At one point on that downward trajectory, I have become painfully aware of the biases, beliefs and blame within the patient community.

This is an overly simple breakdown of some major observations that concern me based on my time in online communities and seeing what milder patients think and appreciate. Not all patients are like this. I think some problems you talk about stem from what I've written in the rest of this post but you've definitely touched upon wider problems than me here.

First, there's a common trap of attributting improvements to whatever they're doing (lifestyle, off-label prescriptions, supplements, mindset), overconfidence about their understanding of science, subscribing to simplistic pseudoscientific explanations and little ability to identify even the very obviously rubbish papers as crap.

Another one is just celebrating whatever becomes available to us in terms of services and healthcare options, seeing everything as a positive step forward. Furthermore, one might be called out for being negative and difficult at any hint of criticism.

Some patients who still have some quality of life speak highly of the OT who thought them how to colour code their activity diary, physio who's helping them strengthen their body, nurse who made them feel heard and validated when she told them their symptoms were real and not in their head but proceeded with treating them as if it was all in their head. Those patients highly value and call for multidisciplinary holistic care. In addition, some patients who weren't happy with the multidisciplinary holistic care they received are calling for better multidisciplinary holistic care based on the current model.

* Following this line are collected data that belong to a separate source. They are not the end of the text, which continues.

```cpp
#ifndef PRIO_UKF
#define PRIO_UKF 3
#endif
#ifdef UKF_WAVES_PER_EU
__attribute__((amdgpu_waves_per_eu(UKF_WAVES_PER_EU, UKF_WAVES_PER_EU)))
#endif
__global__ __launch_bounds__(kUkfThreads) void ukf_chain_kernel(EngineArrays a, UtTable ut, int first_segment, int lin)
{
    ROFT_RESIDENT(a, RK_UKF_CHAIN);
    __shared__ UkfLds L;
    uint4 tab_word = make_uint4(0u, 0u, 0u, 0u);
    if ((int)threadIdx.x < kUkfTabWords) tab_word = reinterpret_cast<const uint4*>(&g_ukf_tab)[threadIdx.x];
    __builtin_amdgcn_s_setprio(PRIO_UKF);
#ifdef ROFT_UKF_WALL
    const long long w_entry = wall_clock64();
    __shared__ unsigned s_ticket;
    if (threadIdx.x == 0) {
        s_ticket = atomicAdd(reinterpret_cast<unsigned*>(&a.state[0].dbg[30 + 0]) + lin, 1u);
        long long* rec = a.state[(s_ticket / a.n_obj) % a.n_obj].dbg + lin * 8;
        const long long now = wall_clock64();
        atomicMax(reinterpret_cast<unsigned long long*>(&rec[0]), (unsigned long long)((1ll << 62) - now));
        atomicMax(reinterpret_cast<unsigned long long*>(&rec[1]), (unsigned long long)now);
    }
    __syncthreads();
#endif
    const int obj = blockIdx.x;
    ObjState& st = a.state[obj];
    PoseLane& pl = st.lane[lin];
    int t = first_segment ? 0 : pl.pc_frame, step = first_segment ? 0 : pl.pc_step;
    if (t >= a.T) return;
    const int vote_lane = threadIdx.x & 63;
    const unsigned mine = (unsigned)__ballot(vote_lane < a.T && frame_ctrl(a, vote_lane, obj).lane == lin);
    if ((mine >> t) == 0u) {
        if (threadIdx.x == 0) { pl.pending_frame = -1; pl.pc_frame = a.T; pl.pc_step = 0; }
        return;
    }
    if (!first_segment && pl.pending_frame >= 0) {
        const FrameCtrl& pc = frame_ctrl(a, pl.pending_frame, obj);
        double Lk[2];
        for (int k = 0; k < 2; ++k) {
            long long hi = 0, lo = 0;
            double n2 = 0.0;
            for (int p = 0; p < pl.n_parts[k]; ++p) { hi += pl.part_hi[k][p]; lo += pl.part_lo[k][p]; n2 += pl.part_cnt[k][p]; }
            const double e = LikelihoodSum::value(hi, lo);
            Lk[k] = (n2 == 0.0) ? 1.7976931348623157e308 : (e / n2) / 1.0;
            if (threadIdx.x == 0) { pl.outlier_L[k] = Lk[k]; pl.outlier_cnt[k] = n2; }
        }
        const double L0 = Lk[0], L1 = Lk[1];
        const int sel = (L0 > 2.0 * L1) ? 1 : 0;
        const PoseBelief& src = st.belief[b_alt(lin, sel)];
        PoseBelief& dst = st.belief[pc.cur_slot];
        for (int i = threadIdx.x; i < 144; i += kUkfThreads) dst.cov[i] = src.cov[i];
        if (threadIdx.x < 13) dst.mean[threadIdx.x] = src.mean[threadIdx.x];
        roft_object_output* row = log_row(a, pc, obj);
        if (row && threadIdx.x < 13) row->pose[threadIdx.x] = src.mean[threadIdx.x];
        if (threadIdx.x == 0) {
            pl.outlier_selected = sel;
            if (row) { row->outlier_selected = sel; row->outlier_L[0] = L0; row->outlier_L[1] = L1; }
        }
        __syncthreads();
    }
    static_assert(kUkfTabWords <= kUkfThreads, "one 16-byte word of the tables per thread");
    if ((int)threadIdx.x < kUkfTabWords) reinterpret_cast<uint4*>(&L.tab)[threadIdx.x] = tab_word;
    for (int i = threadIdx.x; i < 100; i += kUkfThreads) L.Q[i] = 0.0;
    __syncthreads();
    bool pending = false;
    __shared__ FrameCtrl s_c;
    int staged = -1;
#ifdef ROFT_UKF_WALL
    const long long w_t0 = wall_clock64();
    int w_steps = 0;
    long long* w_rec = a.state[(s_ticket / a.n_obj) % a.n_obj].dbg + lin * 8;
#endif
    while (t < a.T) {
        if (!((mine >> t) & 1u)) { ++t; step = 0; continue; }
        if (staged != t) {
            __syncthreads();
            stage_ctrl(&s_c, frame_ctrl(a, t, obj));
            staged = t;
            __syncthreads();
        }
        const FrameCtrl& c = s_c;
        if (step == 0 && threadIdx.x == 0) {
            pl.outlier_selected = -1;
            if (roft_object_output* row0 = log_row(a, c, obj)) row0->outlier_selected = -1;
        }
        if (step >= c.n_steps) { ++t; step = 0; continue; }
#ifdef ROFT_UKF_WALL
        const long long w_s0 = wall_clock64();
#endif
        if (c.steps[step].op && !ukf_one_step(a, c, obj, step, ut, L)) {
            __syncthreads();
            t = a.T;
            step = 0;
            pending = false;
            break;
        }
#ifdef ROFT_UKF_WALL
        if (threadIdx.x == 0 && w_steps == 0) {
            atomicAdd(reinterpret_cast<unsigned long long*>(&st.dbg[26]), (unsigned long long)(w_s0 - w_entry));
            atomicAdd(reinterpret_cast<unsigned long long*>(&st.dbg[27]), (unsigned long long)(wall_clock64() - w_s0));
            atomicAdd(reinterpret_cast<unsigned long long*>(&st.dbg[19]), 1ull);
        }
        if (threadIdx.x == 0 && w_steps > 0) {
            const long long d = wall_clock64() - w_s0;
            const int bin = d < 1800 ? 0 : (d < 2200 ? 1 : (d < 3000 ? 2 : 3));
            atomicAdd(reinterpret_cast<unsigned long long*>(&st.dbg[20 + bin]), 1ull);
            if (bin == 3) atomicAdd(reinterpret_cast<unsigned long long*>(&st.dbg[24]), (unsigned long long)d);
            if (bin == 3) atomicAdd(reinterpret_cast<unsigned long long*>(&st.dbg[25]), (unsigned long long)(c.steps[step].n_corr * 100 + c.steps[step].type[0]));
        }
        ++w_steps;
#endif
        __syncthreads();
        pending = (step == c.outlier_step);
        ++step;
        if (pending) break;
    }
#ifdef ROFT_UKF_WALL
    if (threadIdx.x == 0) {
        const long long w_t1 = wall_clock64();
        atomicAdd(reinterpret_cast<unsigned long long*>(&st.dbg[28]), (unsigned long long)(w_t1 - w_t0));
        atomicAdd(reinterpret_cast<unsigned long long*>(&st.dbg[29]), (unsigned long long)w_steps);
        atomicMax(reinterpret_cast<unsigned long long*>(&w_rec[2]), (unsigned long long)w_t1);
        atomicMax(reinterpret_cast<unsigned long long*>(&w_rec[3]), (unsigned long long)w_steps);
        atomicAdd(reinterpret_cast<unsigned long long*>(&w_rec[4]), (unsigned long long)w_steps);
        atomicAdd(reinterpret_cast<unsigned long long*>(&w_rec[5]), 1ull);
        if (w_steps > 0) atomicMax(reinterpret_cast<unsigned long long*>(&w_rec[6]), (unsigned long long)((w_t1 - w_t0) / w_steps));
        if (w_steps > 0) atomicMax(reinterpret_cast<unsigned long long*>(&w_rec[7]), (unsigned long long)(w_t1 - w_t0));
    }
#endif
    if (threadIdx.x == 0) {
        pl.pending_frame = pending ? t : -1;
        pl.pc_frame = t;
        pl.pc_step = step;
    }
}

void launch_ukf_chain(const EngineArrays& a, roft_ut_params ut, bool first_segment, int lin, hipStream_t s, hipEvent_t stop)
{
    UtTable tab;
    for (int k = 0; k < 3; ++k) tab.w[k] = ut_weights(18 + 3 * k, ut);
    hipExtLaunchKernelGGL(ukf_chain_kernel, dim3(a.n_obj), dim3(kUkfThreads), 0, s, nullptr, stop, 0, a, tab,
                          first_segment ? 1 : 0, lin);
}

}
```

Baseline: 1.708 million object-frames/s.

## Carry UKF belief in LDS across steps and prefetch next step's control and measurements

Keeps the corrected mean and covariance in shared memory so the next step can skip reloading its source belief from global memory when the slot matches. The fourth wavefront prefetches the next frame's control block into a double-buffered shared FrameCtrl and the next step's twist and pose measurements into a double-buffered meas array, overlapping that with predict. The outlier resolution path now preloads both alternative beliefs in registers and seeds the LDS carry. This removes global round trips and barriers per step, at the cost of more LDS and complex key and slot bookkeeping that could go stale under handoff.

After: 1.678 million object-frames/s. 0.982x the previous value.

```diff
diff --git a/roft_amd/csrc/k_ukf.hip b/roft_amd/csrc/k_ukf.hip
--- a/roft_amd/csrc/k_ukf.hip
+++ b/roft_amd/csrc/k_ukf.hip
@@ -117,12 +117,19 @@
     double aug[12 * 24];
     double innov[12], Kin[12];
     double par[24];
-    double meas[13];
+    double meas[2][13];
+    int pf_key[2];
     double red[4];
     int flag;
     int twist_timeout;
     long long t0;
+    long long prof_ctrl;
     long long dbg[32];
+};
+
+struct StepCarry {
+    int slot;
+    int mb;
 };
 
 __device__ __forceinline__ double fast_rcp(double d)
@@ -739,7 +746,7 @@
     TICK(L, 5);
 }
 
-__device__ int ukf_correct(UkfLds& L, int type, const UtTable& ut, PoseBelief* out)
+__device__ int ukf_correct(UkfLds& L, int type, const UtTable& ut, PoseBelief* out, const double* meas, bool keep)
 {
     const int lane = threadIdx.x;
     if (type == ROFT_MEAS_NONE) {
@@ -761,7 +768,7 @@
     const double wm0 = w.wm0 + 2.0 * n_add * w.wi, wc0 = w.wc0 + 2.0 * n_add * w.wi;
 
     auto meas_at = [&](int k) -> double {
-        return L.meas[has_vel ? k : 6 + k];
+        return meas[has_vel ? k : 6 + k];
     };
     if (lane < ncols) {
         double d[12], dn[12];
@@ -908,20 +915,27 @@
         const int i = lane / 12, j = lane % 12;
         double s = 0.0;
         for (int k = 0; k < m; ++k) s += L.KPy[i * m + k] * L.K[j * m + k];
-        out->cov[lane] = L.cov[lane] - s;
+        const double v = L.cov[lane] - s;
+        out->cov[lane] = v;
+        if (keep) L.cov[lane] = v;
     } else if (lane >= 192 && lane < 192 + 9) {
-        out->mean[lane - 192] = L.mean[lane - 192] + L.Kin[lane - 192];
+        const double v = L.mean[lane - 192] + L.Kin[lane - 192];
+        out->mean[lane - 192] = v;
+        if (keep) L.mean[lane - 192] = v;
     } else if (lane == 192 + 9) {
         double qo[4];
         quat_boxplus(L.mean + 9, L.Kin + 9, qo);
         for (int i = 0; i < 4; ++i) out->mean[9 + i] = qo[i];
+        if (keep)
+            for (int i = 0; i < 4; ++i) L.mean[9 + i] = qo[i];
     }
     __syncthreads();
     TICK(L, 12);
     return 0;
 }
 
-__device__ bool ukf_one_step(const EngineArrays& a, const FrameCtrl& c, int obj, int step, const UtTable& ut, UkfLds& L)
+__device__ bool ukf_one_step(const EngineArrays& a, const FrameCtrl& c, FrameCtrl* nc, int obj, int t, int step, int t_next,
+                             int stage_next, const UtTable& ut, UkfLds& L, StepCarry& cy)
 {
     ObjState& st = a.state[obj];
     struct {
@@ -937,18 +951,29 @@
     const int lane = threadIdx.x;
     const int lin = c.lane, cur = c.cur_slot;
 
+    const int wave3 = lane >= 192, i3 = lane - 192;
+    const int src_slot = __builtin_amdgcn_readfirstlane(sd.src);
+    const int key = (t << 8) | step;
+    const bool carried = src_slot == cy.slot;
+    const bool fetched = __builtin_amdgcn_readfirstlane(L.pf_key[cy.mb ^ 1]) == key;
+    if (fetched) cy.mb ^= 1;
+    double* const meas = L.meas[cy.mb];
 #ifdef ROFT_UKF_PROFILE
     if (lane < 32) L.dbg[lane] = 0;
     if (lane == 0) L.t0 = clock64();
     __syncthreads();
-#endif
-    const PoseBelief& src = st.belief[sd.src];
-    for (int i = lane; i < 144; i += kUkfThreads) L.cov[i] = src.cov[i];
-    if (lane < 13) L.mean[lane] = src.mean[lane];
-    static_assert(offsetof(ObjParams, R_q) == 21 * sizeof(double), "L.par mirrors the head of ObjParams");
-    if (lane >= 160 && lane < 184) L.par[lane - 160] = reinterpret_cast<const double*>(&prm)[lane - 160];
-    if (lane >= 192) {
-        const int i = lane - 192;
+    if (lane == 0) { L.dbg[27] = L.prof_ctrl; L.prof_ctrl = 0; }
+#endif
+    if (!carried) {
+        const PoseBelief& src = st.belief[src_slot];
+        for (int i = lane; i < 144; i += kUkfThreads) L.cov[i] = src.cov[i];
+        if (lane < 13) L.mean[lane] = src.mean[lane];
+#ifdef ROFT_UKF_PROFILE
+        if (lane == 0) { __builtin_amdgcn_s_waitcnt(0); L.dbg[28] = clock64() - L.t0; }
+#endif
+    }
+    if (!fetched && wave3) {
+        const int i = i3;
         if (a.handoff) {
             const int want = c.frame_idx - ((c.frame_idx - sd.twist_slot) & (kTwistRing - 1)) + 1;
             if (lane == 192) {
@@ -966,22 +991,64 @@
                 L.twist_timeout = timed_out;
             }
             __atomic_signal_fence(__ATOMIC_SEQ_CST);
-            if (i < 6) L.meas[i] = __longlong_as_double((long long)__hip_atomic_load(
+            if (i < 6) meas[i] = __longlong_as_double((long long)__hip_atomic_load(
                 reinterpret_cast<const unsigned long long*>(&st.twist_hist[sd.twist_slot][i]), __ATOMIC_RELAXED, __HIP_MEMORY_SCOPE_AGENT));
         } else if (i < 6) {
-            L.meas[i] = st.twist_hist[sd.twist_slot][i];
-        }
-        if (i >= 6 && i < 13) L.meas[i] = (i < 9) ? c.pose_x[i - 6] : c.pose_q[i - 9];
-    }
-    __syncthreads();
-    if (a.handoff && L.twist_timeout) return false;
+            meas[i] = st.twist_hist[sd.twist_slot][i];
+        }
+        if (i >= 6 && i < 13) meas[i] = (i < 9) ? c.pose_x[i - 6] : c.pose_q[i - 9];
+#ifdef ROFT_UKF_PROFILE
+        if (lane == 192) { __builtin_amdgcn_s_waitcnt(0); L.dbg[29] = clock64() - L.t0; }
+#endif
+    }
+    if (!carried || !fetched) {
+        __syncthreads();
+        if (!fetched && a.handoff && L.twist_timeout) return false;
+    }
 
     TICK(L, 0);
+    if (stage_next >= 0 && wave3) {
+        constexpr int n16 = (int)(sizeof(FrameCtrl) / 16);
+        const uint4* g = reinterpret_cast<const uint4*>(&frame_ctrl(a, stage_next, obj));
+        for (int i = i3; i < n16; i += 64) reinterpret_cast<uint4*>(nc)[i] = g[i];
+    }
     if (sd.do_predict) {
         ukf_predict(L, prm, c.dt, ut, st.warm_V[cur][0], &st.warm_age[cur][0], a.ukf_chol_guard);
         PoseBelief& pr = st.belief[B_PRED + lin];
         for (int i = lane; i < 144; i += kUkfThreads) pr.cov[i] = L.cov[i];
         if (lane < 13) pr.mean[lane] = L.mean[lane];
+    }
+    if (wave3) {
+        wave_sync();
+        const int c_steps = __builtin_amdgcn_readfirstlane(c.n_steps), c_out = __builtin_amdgcn_readfirstlane(c.outlier_step);
+        const FrameCtrl* nf = nullptr;
+        int ns = 0, nt = t;
+        if (step != c_out) {
+            if (step + 1 < c_steps) { nf = &c; ns = step + 1; }
+            else if (t_next >= 0 && __builtin_amdgcn_readfirstlane(nc->n_steps) > 0) { nf = nc; nt = t_next; }
+        }
+        if (nf && __builtin_amdgcn_readfirstlane(nf->steps[ns].op)) {
+            double* const nm = L.meas[cy.mb ^ 1];
+            const int slot = __builtin_amdgcn_readfirstlane(nf->steps[ns].twist_slot);
+            int have = 1;
+            if (a.handoff) {
+                const int fidx = __builtin_amdgcn_readfirstlane(nf->frame_idx);
+                const int want = fidx - ((fidx - slot) & (kTwistRing - 1)) + 1;
+                have = __builtin_amdgcn_readfirstlane(
+                           __hip_atomic_load(&st.twist_tag[slot], __ATOMIC_RELAXED, __HIP_MEMORY_SCOPE_AGENT)) >= want;
+                if (have) {
+                    __atomic_signal_fence(__ATOMIC_SEQ_CST);
+                    if (i3 < 6) nm[i3] = __longlong_as_double((long long)__hip_atomic_load(
+                        reinterpret_cast<const unsigned long long*>(&st.twist_hist[slot][i3]), __ATOMIC_RELAXED, __HIP_MEMORY_SCOPE_AGENT));
+                }
+            } else if (i3 < 6) {
+                nm[i3] = st.twist_hist[slot][i3];
+            }
+            if (have) {
+                if (i3 >= 6 && i3 < 13) nm[i3] = (i3 < 9) ? nf->pose_x[i3 - 6] : nf->pose_q[i3 - 9];
+                if (i3 == 0) L.pf_key[cy.mb ^ 1] = (nt << 8) | ns;
+            }
+        }
     }
     if (sd.n_corr == 0) {
         PoseBelief& d = st.belief[sd.dst0];
@@ -989,6 +1056,7 @@
         if (lane < 13) d.mean[lane] = L.mean[lane];
         if (roft_object_output* row = log_row(a, c, obj))
             if (lane < 13 && sd.dst0 == cur) row->pose[lane] = L.mean[lane];
+        cy.slot = __builtin_amdgcn_readfirstlane(sd.dst0);
         return true;
     }
     TICK(L, 6);
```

Finally, some patients show obvious disbelief that things can get really bad through no fault of the patient. The patient must be doing something wrong if they're getting worse or if they've deteriorated to severe/very severe. Some patients refuse to see the lack of care once you cannot leave your home. Common advice from a privileged position is to have private online appointments which also fails to recognise the limits of tele-healthcare.

I'd like to think that someone with any of the aforementioned views wouldn't engage in advocacy but I see it happening.